- **Directions**:
Among the lines below, some may hold the word "blocks"; state how many do, giving only the number.

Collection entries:
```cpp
int launch_gemm_ex(Profiler* prof, const float* A, int64_t lda, int64_t strideA, const float* B,
                   int64_t ldb, int64_t strideB, float* C, int64_t ldc, int64_t strideC, const float* bias,
                   const float* residual, int M, int N, int K, int nbatch, int act, hipStream_t s) {
    if (tl_precision == 1)
        return launch_gemm_bf16(prof, A, lda, strideA, B, ldb, strideB, C, ldc, strideC, bias, residual, M, N, K, nbatch, act, s);
    W2V2_REQUIRE(A && B && C, "gemm: null operand");
    W2V2_REQUIRE(M > 0 && N > 0 && K > 0 && nbatch > 0, "gemm: bad sizes M=%d N=%d K=%d batch=%d", M, N, K, nbatch);
    W2V2_REQUIRE(lda >= 1 && ldb >= N && ldc >= N && ldc < (1 << 23), "gemm: bad leading dimensions");
    W2V2_REQUIRE(act >= 0 && act <= 2, "gemm: bad activation %d", act);
    GemmArgs g;
    g.A = A; g.B = B; g.C = C; g.bias = bias; g.residual = residual;
    g.lda = lda; g.ldb = ldb; g.ldc = ldc; g.strideA = strideA; g.strideB = strideB; g.strideC = strideC;
    g.M = M; g.N = N; g.K = K; g.act = act;
    const bool fast = (K % BK == 0) && (N % 4 == 0) && (lda % 4 == 0) && (ldb % 4 == 0) &&
                      (strideA % 4 == 0) && (strideB % 4 == 0) && ((reinterpret_cast<uintptr_t>(A) & 15) == 0) &&
                      ((reinterpret_cast<uintptr_t>(B) & 15) == 0);
    ProfScope ps(prof, FAM_GEMM, 2.0 * M * (double)N * K * nbatch,
                 4.0 * nbatch * ((double)M * K + (double)M * N) + 4.0 * (double)K * N, s);
    int cfg = forced_cfg();
    const bool by_shape = cfg < 0;
    if (cfg < 0 && fast && nbatch == 1 && strideB == 0 && K >= 1024 && (ldc % 4) == 0 &&
        ((reinterpret_cast<uintptr_t>(C) | reinterpret_cast<uintptr_t>(residual) | reinterpret_cast<uintptr_t>(bias)) & 15) == 0) {
        const int64_t tiles64 = (int64_t)((M + 63) / 64) * ((N + 63) / 64);
        int S = 1;
        for (int cand = 8; cand >= 2; cand >>= 1)
            if (K % (cand * BK) == 0 && K / cand >= 256 && tiles64 * cand <= 512) { S = cand; break; }
        if (S > 1 && tiles64 <= 256) {
            const size_t need = (size_t)S * M * N;
            float* ws = nullptr;
            void* raw = nullptr;
            if (int e = stream_scratch(SCRATCH_SPLITK, s, need * sizeof(float), &raw)) return e;
            ws = reinterpret_cast<float*>(raw);
            GemmArgs h = g;
            h.C = ws; h.bias = nullptr; h.residual = nullptr; h.act = 0;
            h.K = K / S; h.strideA = K / S; h.strideB = (int64_t)(K / S) * ldb; h.ldc = N; h.strideC = (int64_t)M * N;
            if (int e = launch_dma<2, 2, 2, 32, 64, 64>(h, S, s)) return e;
            const int64_t n4 = (int64_t)M * N / 4;
            int64_t blocks = (n4 + 255) / 256;
            blocks = blocks > 2048 ? 2048 : blocks;
            W2V2_LAUNCH(splitk_reduce_kernel, dim3((unsigned)blocks), dim3(256), 0, s, ws, C, bias, residual, M, N, ldc, S, act);
            W2V2_HIP_CHECK(hipGetLastError());
            return W2V2_OK;
        }
    }
    if (cfg < 0) {
        cfg = 7;
        const int64_t tiles128 = (int64_t)((M + 127) / 128) * ((N + 127) / 128) * nbatch;
        if (fast && tiles128 < 384) cfg = 16;
        const int tail_knob = tune_int("W2V2_GEMM_TAIL", 1);
        const int64_t tn = (N + 127) / 128, S = 512, r = tiles128 % S;
        if (tail_knob && fast && cfg == 7 && nbatch == 1 && tiles128 > S && r != 0 && 4 * r <= S) {
            const int64_t main_rows = ((tiles128 - r) / tn) * 128;
            if (main_rows > 0 && main_rows < M) {
                GemmArgs h = g;
                h.M = (int)main_rows;
                const int ring = by_shape ? ring_route() : 0;
                if (ring && strideB == 0 && gemm_f32_ring_ok(1, A, lda, strideA, B, ldb, strideB, h.M, N, K)) {
                    if (int e = launch_gemm_f32_ring(1, ring == 2, A, lda, strideA, B, ldb, strideB, C, ldc, strideC, bias, residual,
                                                     h.M, N, K, 1, act, s))
                        return e;
                } else if (int e = launch_dma<2, 4, 2>(h, 1, s)) {
                    return e;
                }
                GemmArgs t = g;
                t.A = g.A + main_rows * lda;
                t.C = g.C + main_rows * ldc;
                t.residual = g.residual ? g.residual + main_rows * ldc : nullptr;
                t.M = M - (int)main_rows;
                return launch_dma<2, 2, 2, 32, 64, 64>(t, 1, s);
            }
        }
    }
    const int wide_min = tune_int("W2V2_GEMM_WIDE", 1536);
    if (cfg == 7 && fast && wide_min > 0 && N % 128 == 0) {
        const int64_t tm256 = (M + 255) / 256, tiles256 = tm256 * (N / 128) * nbatch;
        if (tiles256 >= wide_min && (tm256 * 256 - M) * 40 <= M) {
            const int ring = by_shape ? ring_route() : 0;
            if (ring && strideB == 0 && gemm_f32_ring_ok(0, A, lda, strideA, B, ldb, strideB, M, N, K))
                return launch_gemm_f32_ring(0, ring == 2, A, lda, strideA, B, ldb, strideB, C, ldc, strideC, bias, residual, M, N, K,
                                            nbatch, act, s);
            return launch_dma<4, 2, 2, 16, 256, 128>(g, nbatch, s);
        }
    }
    if (cfg == 7 && fast) {
        const int ring = by_shape ? ring_route() : 0;
        if (ring && strideB == 0 && gemm_f32_ring_ok(1, A, lda, strideA, B, ldb, strideB, M, N, K))
            return launch_gemm_f32_ring(1, ring == 2, A, lda, strideA, B, ldb, strideB, C, ldc, strideC, bias, residual, M, N, K,
                                        nbatch, act, s);
    }
    switch (cfg) {
        case 16: if (fast) return launch_dma<2, 2, 2, 32, 64, 64>(g, nbatch, s); return launch_cfg<128, 128, 2, 2, 2>(g, fast, nbatch, s);
        case 14: if (fast) return launch_dma<2, 3, 2, 32, 128, 96>(g, nbatch, s); return launch_cfg<128, 128, 2, 2, 2>(g, fast, nbatch, s);
        case 1: return launch_cfg<128, 256, 2, 2, 1>(g, fast, nbatch, s);
        case 2: return launch_cfg<256, 128, 2, 2, 1>(g, fast, nbatch, s);
        case 3: return launch_cfg<256, 256, 4, 2, 2>(g, fast, nbatch, s);
        case 4: if (fast) return launch_dma<2, 2, 2>(g, nbatch, s); return launch_cfg<128, 128, 2, 2, 2>(g, fast, nbatch, s);
        case 6: if (fast) return launch_dma<4, 2, 2>(g, nbatch, s); return launch_cfg<128, 128, 2, 2, 2>(g, fast, nbatch, s);
        case 7: if (fast) return launch_dma<2, 4, 2>(g, nbatch, s); return launch_cfg<128, 128, 2, 2, 2>(g, fast, nbatch, s);
        case 9: if (fast) return launch_dma<2, 4, 3, 16>(g, nbatch, s); return launch_cfg<128, 128, 2, 2, 2>(g, fast, nbatch, s);
        case 10: if (fast) return launch_dma<2, 4, 4, 16>(g, nbatch, s); return launch_cfg<128, 128, 2, 2, 2>(g, fast, nbatch, s);
        case 11: if (fast) return launch_dma<2, 2, 4, 16>(g, nbatch, s); return launch_cfg<128, 128, 2, 2, 2>(g, fast, nbatch, s);
        case 12: if (fast && g.N >= 256) return launch_dma<4, 4, 1, 32, 256, 256>(g, nbatch, s); return launch_cfg<128, 128, 2, 2, 2>(g, fast, nbatch, s);
        case 13: if (fast && g.N >= 128) return launch_dma<4, 2, 1, 32, 256, 128>(g, nbatch, s); return launch_cfg<128, 128, 2, 2, 2>(g, fast, nbatch, s);
        case 8: if (fast) return launch_dma<4, 4, 1>(g, nbatch, s); return launch_cfg<128, 128, 2, 2, 2>(g, fast, nbatch, s);
#ifdef W2V2_TUNING
        case 17: if (fast && g.N >= 256) return launch_dma<2, 4, 2, 16, 128, 256>(g, nbatch, s); return launch_dma<2, 4, 2>(g, nbatch, s);
        case 18: if (fast && g.N >= 128) return launch_dma<4, 2, 2, 16, 256, 128>(g, nbatch, s); return launch_dma<2, 4, 2>(g, nbatch, s);
        case 19: if (fast && g.N >= 256) return launch_dma<2, 4, 2, 32, 128, 256>(g, nbatch, s); return launch_dma<2, 4, 2>(g, nbatch, s);
#endif
        default: return launch_cfg<128, 128, 2, 2, 2>(g, fast, nbatch, s);
    }
}

}
```

gsoc-wav2vec2_amd/csrc/gemm_f32_sw.hip:

```cpp
#include "common.h"
#include "gemm_epilogue.h"
#include "gemm_sw_common.h"

namespace w2v2 {

namespace {

struct GemmRingArgs {
    const float* A;
    const float* B;
    float* C;
    const float* bias;
    const float* residual;
    int64_t lda, ldb, ldc, strideA, strideB, strideC;
    int M, N, K, act;
    int tiles_m, tiles_n, nbatch;
    int gm;
};

template <int WM, int WN, int BKT, int BM, int BN, int NS>
struct RingCfg {
    static constexpr int STAGE = (BM * BKT + BKT * BN) * 4;
    static constexpr int LDS = NS * STAGE;
    static constexpr int NW = WM * WN;
    static constexpr int NPA = BM * BKT / 256, NPB = BKT * BN / 256;
    static constexpr int PPA = NPA / NW, PPB = NPB / NW;
    static constexpr int P = PPA + PPB;
    static_assert(NPA % NW == 0 && NPB % NW == 0, "every wave issues the same number of pieces (counted waits)");
    static_assert((NS - 2) * P <= 63, "vmcnt field");
};
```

- **Answer for the task**:
3